“Perfectly right!” said Mr. De Lorme absently as he slid a paper tube inside a small brass cylinder—and with the utmost care and a touch delicate as a jeweler’s proceeded to cap it. A heavy, thick pad of fluffy thick cotton batting covered the table and he held the cylinder close to it. Mr. De Lorme did not like to take unnecessary risks.
Zip took off his coat and arrayed himself in a tight jumper. He filled several retorts with queer-looking liquids, and fell to work. There was much to be done. The thirteenth was nearly at hand!
The whistles sounded for noon.
Up at Bill’s Ernest was rapidly outlining his part of the plans for the capture of the dynamiters. At the Aviation Field, at Camp Taylor, his little plane was “parked” ready for action. Safe in the Provost Marshal’s office, near a couple burly M.P.’s, Dee, well guarded, was waiting for the next act in his life.
At the L. & N. Station a fast express was drawing in. Among the throngs that hurried from the cars came a young clergyman, a traveling man loaded with sample cases, a couple of enlisted men, and a laborer in his blue overalls. These five lost themselves in the crowds and were gone. That they were Secret Service men picked for the difficult task of taking a dangerous gang and breaking up a lot of dynamiters, the crowd with whom they mingled did not guess, nor would they have believed if they had been told.
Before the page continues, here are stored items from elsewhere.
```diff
+    int region(int root, int limit, const SbvhOpt& o) {
+        std::vector<int> nodes, st{root};
+        while (!st.empty()) {
+            const int n = st.back();
+            st.pop_back();
+            nodes.push_back(n);
+            if (leaf(n)) continue;
+            for (int k = 0; k < 2; ++k) { parent[child(n, k)] = n; st.push_back(child(n, k)); }
+        }
+        parent[root] = -1;
+        for (size_t i = nodes.size(); i-- > 0;) {
+            const int n = nodes[i];
+            if (stop[n]) continue;
+            if (L[(size_t)n * 4] >= 0) { refit_one(n); continue; }
+            box[n] = Box();
+            box[n].add(R[n]);
+            area[n] = box[n].area();
+            height[n] = 0;
+        }
+        std::vector<std::pair<double, int>> rank;
+        std::vector<Cand> heap;
+        auto area_sum = [&] {
+            double s = 0.0;
+            for (int n : nodes)
+                if (!leaf(n)) s += area[n];
+            return s;
+        };
+        double before = area_sum();
+        for (int pass = 0; pass < o.passes; ++pass) {
+            rank.clear();
+            for (int n : nodes) {
+                if (leaf(n) || n == root) continue;
+                const double a = area[n], c0 = area[child(n, 0)], c1 = area[child(n, 1)];
+                double m = a;
+                if (o.priority == 0) {
+                    const double mean = 0.5 * (c0 + c1), mn = std::min(c0, c1);
+                    m = mean > 0.0 && mn > 0.0 ? a * (a / mean) * (a / mn) : (a > 0.0 ? INFINITY : 0.0);
+                }
+                rank.emplace_back(m, n);
+            }
+            if (rank.empty()) break;
+            std::sort(rank.begin(), rank.end(), [](const std::pair<double, int>& x, const std::pair<double, int>& y) {
+                return x.first > y.first || (x.first == y.first && x.second < y.second);
+            });
+            const size_t take = std::min(rank.size(), std::max<size_t>(1, (size_t)((double)rank.size() * o.frac)));
+            for (size_t i = 0; i < take; ++i) {
+                const int n = rank[i].second;
+                if (n != root) reinsert_children(n, root, limit, heap);
+            }
+            const double after = area_sum();
+            const bool done = before - after < o.stop * before;
+            before = after;
+            if (done) break;
+        }
+        return root;
+    }
+};
+
+void optimise_bvh2(std::vector<int32_t>& L, std::vector<Ref>& R, const std::vector<int>& sub_roots, size_t n_top,
+                   int threads, const SbvhOpt& o) {
+    Optimiser op(L, R);
+    std::vector<int> new_root(sub_roots.size());
+    {
+        std::atomic<size_t> next{0};
+        std::vector<std::thread> pool;
+        for (int t = 0; t < std::min<int>(threads, (int)sub_roots.size()); ++t)
+            pool.emplace_back([&]() {
+                for (size_t k; (k = next.fetch_add(1)) < sub_roots.size();) new_root[k] = op.region(sub_roots[k], 100, o);
+            });
+        for (auto& t : pool) t.join();
+    }
+    if (!sub_roots.empty()) {
+        std::vector<int> moved(R.size(), -1);
+        for (size_t k = 0; k < sub_roots.size(); ++k) {
+            moved[sub_roots[k]] = new_root[k];
+            op.stop[new_root[k]] = 1;
+        }
+        for (size_t i = 0; i < n_top; ++i)
+            if (L[i * 4] >= 0 && moved[i] < 0)
+                for (int k = 0; k < 2; ++k)
+                    if (moved[L[i * 4 + k]] >= 0) L[i * 4 + k] = moved[L[i * 4 + k]];
+    }
+    const int root = op.region(0, 120, o);
+    std::vector<int32_t> L2;
+    std::vector<Ref> R2;
+    L2.reserve(L.size());
+    R2.reserve(R.size());
+    std::vector<std::pair<int, int>> st{{root, -1}};
+    while (!st.empty()) {
+        const auto [n, slot] = st.back();
+        st.pop_back();
+        const int id = (int)R2.size();
+        if (slot >= 0) L2[slot] = id;
+        L2.insert(L2.end(), &L[(size_t)n * 4], &L[(size_t)n * 4] + 4);
+        R2.push_back(R[n]);
+        if (L[(size_t)n * 4] < 0) continue;
+        st.push_back({L[(size_t)n * 4 + 1], id * 4 + 1});
+        st.push_back({L[(size_t)n * 4], id * 4});
+    }
+    L.swap(L2);
+    R.swap(R2);
 }
 
+}
+
 bool build_sbvh(const rtg_scene_desc* d, std::vector<int32_t>& lk, std::vector<float>& bd) {
+    SbvhOpt opt;
+    return build_sbvh_opt(d, lk, bd, opt);
+}
+
+bool build_sbvh_opt(const rtg_scene_desc* d, std::vector<int32_t>& lk, std::vector<float>& bd, SbvhOpt& opt) {
     const uint32_t nt = d->n_tris;
     if (nt < 2) return false;
     for (size_t k = 0; k < (size_t)nt * 9; ++k)
@@ -334,7 +542,7 @@
     Builder top(d);
     top.root_area = root.area();
     top.budget = (long)((double)nt * RTG_SBVH_DUP);
-    top.stop_depth = nt < 50000 || threads == 1 ? (1 << 30) : 6;
+    top.stop_depth = nt < 50000 ? (1 << 30) : 6;
     top.build(refs, 0);
     if (!top.ok) return false;
     const size_t nsub = top.deferred.size();
@@ -358,6 +566,7 @@
     }
     for (const Builder& b : sub)
         if (!b.ok) return false;
+    const size_t n_top = top.leaf_ref.size();
     std::vector<int32_t> L = std::move(top.lk);
     std::vector<Ref> R = std::move(top.leaf_ref);
     for (size_t k = 0; k < nsub; ++k) {
@@ -377,6 +586,13 @@
             }
         }
     }
+    if (opt.passes > 0 && nt >= opt.min_tris) {
+        std::vector<int> sub_roots;
+        for (auto& dr : top.deferred) sub_roots.push_back(dr.first);
+        const auto t0 = std::chrono::steady_clock::now();
+        optimise_bvh2(L, R, sub_roots, n_top, threads, opt);
+        opt.ms = std::chrono::duration<double, std::milli>(std::chrono::steady_clock::now() - t0).count();
+    }
     const size_t nn = R.size();
     bd.assign(nn * 6, 0.0f);
     for (size_t i = nn; i-- > 0;) {
diff --git a/raytracingrenderer_amd/csrc/device/rtg_internal.h b/raytracingrenderer_amd/csrc/device/rtg_internal.h
--- a/raytracingrenderer_amd/csrc/device/rtg_internal.h
+++ b/raytracingrenderer_amd/csrc/device/rtg_internal.h
@@ -78,6 +78,21 @@
 #endif
 #ifndef RTG_SBVH_DUP
 #define RTG_SBVH_DUP 0.5
+#endif
+#ifndef RTG_BVH_OPT_PASSES
+#define RTG_BVH_OPT_PASSES 20
+#endif
+#ifndef RTG_BVH_OPT_FRAC
+#define RTG_BVH_OPT_FRAC 1.0
+#endif
+#ifndef RTG_BVH_OPT_PRIORITY
+#define RTG_BVH_OPT_PRIORITY 0
+#endif
+#ifndef RTG_BVH_OPT_STOP
+#define RTG_BVH_OPT_STOP 1e-5
+#endif
+#ifndef RTG_BVH_OPT_MIN_TRIS
+#define RTG_BVH_OPT_MIN_TRIS 50000
 #endif
 #define RTG_CAP_LEN 64
 #ifndef RTG_DEBUG
@@ -365,6 +380,36 @@
 };
 
 bool build_sbvh(const rtg_scene_desc* d, std::vector<int32_t>& lk, std::vector<float>& bd);
+struct SbvhOpt {
+    int passes = RTG_BVH_OPT_PASSES;
+    double frac = RTG_BVH_OPT_FRAC;
+    int priority = RTG_BVH_OPT_PRIORITY;
+    double stop = RTG_BVH_OPT_STOP;
+    uint32_t min_tris = RTG_BVH_OPT_MIN_TRIS;
+    double ms = 0.0;
+};
+bool build_sbvh_opt(const rtg_scene_desc* d, std::vector<int32_t>& lk, std::vector<float>& bd, SbvhOpt& opt);
+static inline int wide_cut(const int32_t* lk, const float* bd, int n2, int slots[4]) {
+    auto internal = [&](int i) { return lk[(size_t)i * 4] >= 0; };
+    auto area = [&](int i) {
+        const float* b = bd + (size_t)i * 6;
+        const double x = b[3] - b[0], y = b[4] - b[1], z = b[5] - b[2];
+        return x * y + y * z + z * x;
+    };
+    int n = 2;
+    slots[0] = lk[(size_t)n2 * 4];
+    slots[1] = lk[(size_t)n2 * 4 + 1];
+    while (n < 4) {
+        int best_k = -1;
+        for (int k = 0; k < n; ++k)
+            if (internal(slots[k]) && (best_k < 0 || area(slots[k]) > area(slots[best_k]))) best_k = k;
+        if (best_k < 0) break;
+        const int c = slots[best_k];
+        slots[best_k] = lk[(size_t)c * 4];
+        slots[n++] = lk[(size_t)c * 4 + 1];
+    }
+    return n;
+}
 int prepare_scene(const rtg_scene_desc* d, HostScene& hs);
 int upload_scene(int device, const HostScene& hs, rtg_handle* h);
 int size_trace_grids(rtg_handle* h);
diff --git a/raytracingrenderer_amd/csrc/device/rtg_scene.hip b/raytracingrenderer_amd/csrc/device/rtg_scene.hip
--- a/raytracingrenderer_amd/csrc/device/rtg_scene.hip
+++ b/raytracingrenderer_amd/csrc/device/rtg_scene.hip
@@ -307,24 +307,10 @@
         };
         hs.rebuilt = rebuilt;
         auto internal = [&](int i) { return LK[(size_t)i * 4] >= 0; };
-        auto area = [&](int i) {
-            const float* b = BD + (size_t)i * 6;
-            const double x = b[3] - b[0], y = b[4] - b[1], z = b[5] - b[2];
-            return x * y + y * z + z * x;
-        };
         auto cut = [&](int n2) {
-            std::vector<int> slots;
-            slots = {LK[(size_t)n2 * 4], LK[(size_t)n2 * 4 + 1]};
-            while ((int)slots.size() < 4) {
-                int best_k = -1;
-                for (int k = 0; k < (int)slots.size(); ++k)
-                    if (internal(slots[k]) && (best_k < 0 || area(slots[k]) > area(slots[best_k]))) best_k = k;
-                if (best_k < 0) break;
-                const int c = slots[best_k];
-                slots[best_k] = LK[(size_t)c * 4];
-                slots.push_back(LK[(size_t)c * 4 + 1]);
-            }
-            return slots;
+            int s[4];
+            const int n = wide_cut(LK, BD, n2, s);
+            return std::vector<int>(s, s + n);
         };
         nodesq.emplace_back();
         root_wordw = 0;
```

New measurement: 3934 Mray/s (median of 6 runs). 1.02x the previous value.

Up on Confederate Place the usual afternoon began with just a few variations. An understudy took Eddie’s place on the tennis courts. Frank’s father, Mr. Wolfe, drove to his office in Frank’s little flivver, and left at the curb in its stead his own powerful touring car, and Frank was engaged in his pet recreation of “tuning her up.”
Eddie and Ernest, taking a trolley, were well on their way to Camp where they expected to await developments at the Aviation Field.
Bill, whose easiest job was collecting an admiring circle of girls, went down to the Crowleys, next door to the De Lorme house, and proceeded to fascinate Elizabeth Crowley, a delicate little blonde beauty, and Virginia Rowland, whose big black eyes sparkled and whose merry laugh tinkled out at the least of Bill’s rare sallies of wit. At intervals—and of course this was part of the plan—Bill whistled lustily and once or twice yelled, “Hey, Dee!”
In the Park sat a couple of enlisted men, young fellows who soon started a bantering conversation with two girls passing. The four had a jolly time. It was not hard for the secret service men to “jolly” and keep hawk-eyes on the De Lorme house at the same time.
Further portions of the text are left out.